A paixão que me matava, que deixei crescer
até que me fizesse mal, foi um tempo apesar de tudo feliz, que não posso desprezar,
só isso. Estou curado. Ontem estive com o juiz, deixei-me ficar na posição de
pretendente rejeitado, reiterei o meu respeito por Laura, garanti-lhe a pureza
da minha dedicação, e ficou tudo bem. Sou um homem livre e desconfio que por
pouco tempo; há males que vêm por bem - Amália!

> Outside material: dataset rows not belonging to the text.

template <typename PT, int R, int NW, bool LM, bool HC, bool GX>
__device__ __forceinline__ void beam_search_body(const DecodeArgs& a, const int seq)
{
    static_assert(LM || !HC, "hashed contexts only exist with an LM");
    constexpr int WM = Cfg<R, NW>::WM;
    constexpr int TPB = 64 * NW;
    constexpr int NS = R * NW;
    constexpr int KG = R == 1 ? 16 : 4;
    constexpr int SEG = 64 + KG;
    constexpr int HB = (WM + 63) / 64;
    constexpr int LOG_TN = WM > 128 ? 12 : WM > 64 ? 11 : R * NW <= 2 ? 9 : 10;
    constexpr int TN = 1 << LOG_TN;
    constexpr int SB = WM > 128 ? 9 : 8;
    constexpr int SMASK = (1 << SB) - 1;
    static_assert(WM <= 64 * HB && HB <= 4 && WM <= 256, "the kept beams fit the lanes of one wave, up to four times; a table entry holds a slot in 8 bits");
    static_assert(HB == 1 || !HC, "hashed contexts exist for up to 64 beams");
    const int tid = threadIdx.x;
    const int lane = tid & 63;
    const int wv = NW == 1 ? 0 : __builtin_amdgcn_readfirstlane(tid >> 6);
    const int T = a.seq_len[seq];
    const PT* __restrict__ probs = (const PT*)a.probs;
    const int64_t row_a = a.seq_off[seq];
    const int64_t row_b = a.seq_off2 ? a.seq_off2[seq] : row_a;
    const int split = a.seq_off2 ? a.seq_split[seq] : 0;
    int4* __restrict__ childtab = a.childtab + a.node_off[seq];
    int* __restrict__ backptr = a.backptr + a.node_off[seq];
    const int W = a.W;
    const unsigned ctx_mask = LM ? ((a.k >= 16) ? 0xffffffffu : ((1u << (2 * a.k)) - 1u)) : 0u;

    __shared__ Beam st[2][WM];
    constexpr int SCR = 5 * WM, KEYS = NS * SEG;
    __shared__ __attribute__((aligned(16))) double dbuf[NW == 1 ? (SCR > KEYS ? SCR : KEYS) : SCR + KEYS + (SCR & 1)];
    double* const cpy_pnb = dbuf;
    double* const cpy_pb = dbuf + WM;
    double* const mb_v = dbuf + 2 * WM;
    double* const mP = dbuf + 3 * WM;
    double* const mQ = dbuf + 4 * WM;
    double* const keyC = NW == 1 ? dbuf : dbuf + SCR + (SCR & 1);
    __shared__ int mb_q[WM];
    __shared__ int d_sel[WM], newslot[WM];
    __shared__ unsigned claims[WM];
    __shared__ double lp[64][5];
    __shared__ double praw[LM ? 64 : 1][5];
    __shared__ double sent[LM ? 64 : 1];
    __shared__ int seg_s[NS], seg_v[NS], mflag[NW];
    __shared__ unsigned tab[TN];
    constexpr bool GXL = GX && R == 1;
    __shared__ uint64_t gx_lds[GXL ? 256 : 1];
    if constexpr (GXL)
        for (int i = tid; i < 256; i += TPB) gx_lds[i] = g_gm_exp_tab[i];
    const uint64_t* const gx_exp = GXL ? gx_lds : g_gm_exp_tab;
    __shared__ __attribute__((aligned(16))) unsigned ring[2][HC ? WM : 1][16];

    for (int i = tid; i < TN; i += TPB) tab[i] = i == 0 ? 0u : 0xffffffffu;
    if (tid == 0) {
        Beam& b = st[0][0];
        b.ptot = 0.0;
        b.pb = 0.0;
        b.pnb = -INFINITY;
        b.last = -1;
        b.len = 0;
        b.node = 0;
        b.hist = 0u;
        b.hprev = 0u;
        b.pad1 = 0;
        for (int c = 0; c < 4; c++) b.child[c] = 0;
        childtab[0] = make_int4(0, 0, 0, 0);
        backptr[0] = 0;
    }
    int nb = 1;
    int next_id = 1;
    int cur = 0;
    bool missed = false;
    seq_sync<NW>();

    for (int t0 = 0; t0 < T; t0 += 64) {
        if (NW == 1 || wv == 0) {
            const int t = t0 + lane;
            if (t < T) {
                const PT* __restrict__ prow = probs + ((t < split ? row_a : row_b) + t) * 5;
                double s4 = 0.0;
#pragma unroll 1
                for (int c = 0; c < 5; c++) {
                    const double pc = (double)prow[c];
                    lp[lane][c] = safe_log<GX>(pc);
                    if constexpr (LM) {
                        praw[lane][c] = pc;
                        if (c < 4) s4 = c == 0 ? pc : s4 + pc;
                    }
                }
                if constexpr (LM) {
                    const double s = s4;
                    double ent = 0.0;
                    bool any = false;
#pragma unroll 1
                    for (int c = 0; c < 4; c++) {
                        const double pc = praw[lane][c];
                        double n;
                        if (s == 0.0) n = pc;
                        else if constexpr (sizeof(PT) == 4) n = (double)((float)pc / (float)s);
                        else n = pc / s;
                        if (n > 0) {
                            double v = n * log_m<GX>(n);
                            ent = any ? ent + v : v;
                            any = true;
                        }
                    }
                    sent[lane] = any ? -ent : 0.0;
                }
            }
        }
        seq_sync<NW>();

        const int tend = (T - t0) < 64 ? (T - t0) : 64;
        for (int tt = 0; tt < tend; tt++) {
            const Beam* os = st[cur];
            Beam* __restrict__ ns = st[cur ^ 1];
            const int ncand = 5 * nb;

            bool valid[R], is_copy[R];
            int bi[R], kk[R], pj[R], dcopy[R], xch[R];
            double c_ptot[R], c_pnb[R], c_pb[R];
            const double lp_blank = lp[tt][4];
            bool s_open = false;
            if constexpr (LM) s_open = __builtin_amdgcn_readfirstlane((int)(sent[tt] > a.s_thr)) != 0;
            const double ptot_last = os[nb - 1].ptot;
            int myn[HB];
            if constexpr (HB == 1) {
                myn[0] = os[lane < nb ? lane : 0].node;
            } else {
#pragma unroll
                for (int h = 0; h < HB; h++) myn[h] = os[lane + 64 * h < nb ? lane + 64 * h : 0].node;
            }
            double2 pp[R];
            double pnb_i[R];
            int2 ll[R];
            int chx[R];
#pragma unroll
            for (int s = 0; s < R; s++) {
                const int q = s * TPB + tid;
                valid[s] = q < ncand;
                const int i = valid[s] ? q / 5 : 0;
                const int k = q - 5 * (q / 5);
                bi[s] = i;
                kk[s] = k;
                is_copy[s] = k == 0;
                pp[s] = *(const double2*)&os[i].ptot;
                pnb_i[s] = os[i].pnb;
                ll[s] = *(const int2*)&os[i].last;
                int4 c4 = *(const int4*)&os[i].child[0];
                asm("" : "+v"(c4.x), "+v"(c4.y), "+v"(c4.z), "+v"(c4.w));
// ... 85 lines not shown
#pragma unroll
                    for (int s = 0; s < R; s++)
                        if (xch[s] != 0 && nj == xch[s]) pj[s] = j;
                }
            }
            bool any_merge = false;
#pragma unroll
            for (int s = 0; s < R; s++) any_merge |= __any(pj[s] >= 0);
            if constexpr (NW > 1) {
                if (lane == 0) mflag[wv] = any_merge ? 1 : 0;
            }
            seq_sync<NW>();
            if constexpr (NW > 1) {
                int m = 0;
#pragma unroll
                for (int w = 0; w < NW; w++) m |= mflag[w];
                any_merge = __builtin_amdgcn_readfirstlane(m) != 0;
            }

Amália voltou. Está bonita, está ainda
mais bonita. A primeira pessoa que visitou assim que chegou, fui eu. Deparei-me
com ela na sala de espera do gabinete quando voltava de casa do juiz. Ter
resolvido com o juiz, a desastrosa e impossível relação com a filha, foi
libertador e refrescante; ver Amália de pé, muito sorridente, airosa e
perfumada, linda, decote rendado e braços estendidos para mim, levou-me à idade
do despertar, senti ruborescer e renasci.
Tenho que te fazer
justiça. Fui tolo. Aproveitei a tua disponibilidade para ouvir e desabafei o
que precisava. Não te ouvi, ou nem te dei oportunidade de falar. Sei o que me
terias dito se tivesses encontrado em mim a razoabilidade de ouvir um bom e
sábio amigo. Tinha criado uma imagem interior que não correspondia àquela a quem
dirigi toda a paixão. Laura não tem culpa; é uma mulher menina, tem a pureza da
inocência que nunca ultrapassou. O viço da juventude no corpo de mulher,
despertou-me o sangue e toldou-me a razão. Lembro-me de me teres dito, só mais
tarde compreendi onde querias chegar, que uma mulher, como um homem, não pode
espraiar a existência num contínuo das idades tenras; num momento, haveria que
acontecer uma ruptura, uma estaladela no cristal, uma fímbria no plano, uma
reverberação nas superfícies da percepção, um nó na linha de costura…um sopro…,
que faltava algo a Laurinha. Lembro-me de teres terminado essa prelecção
dizendo que eu merecia uma mulher valente.
Hoje de manhã
incumbi o padre Feliciano da celebração de uma missa por intenções pessoais,
minhas. O padre olhou-me por cima dos óculos e agarrando firmemente a minha
mão, perguntou-me: - Têm as tuas intenções a dignidade do sacramento? – Ao que
eu retorqui: - Veio Cristo à terra por outra coisa que não os homens, padre? –
Não o deixei responder; disse-lhe que estou de bem com o Pai e convidei-o para
o jantar que darei hoje lá em casa, em que terei Amália do meu lado direito, o
padre do lado esquerdo, os Fão, os Sobral, e a ti meu amigo, no coração.
Manda notícias, e
visita-me logo que puderes. O branco, reserva de há três anos, só o provo
contigo
Um grande abraço,
O Godofredo não esteve com meias-medidas! Rei morto, Rei posto!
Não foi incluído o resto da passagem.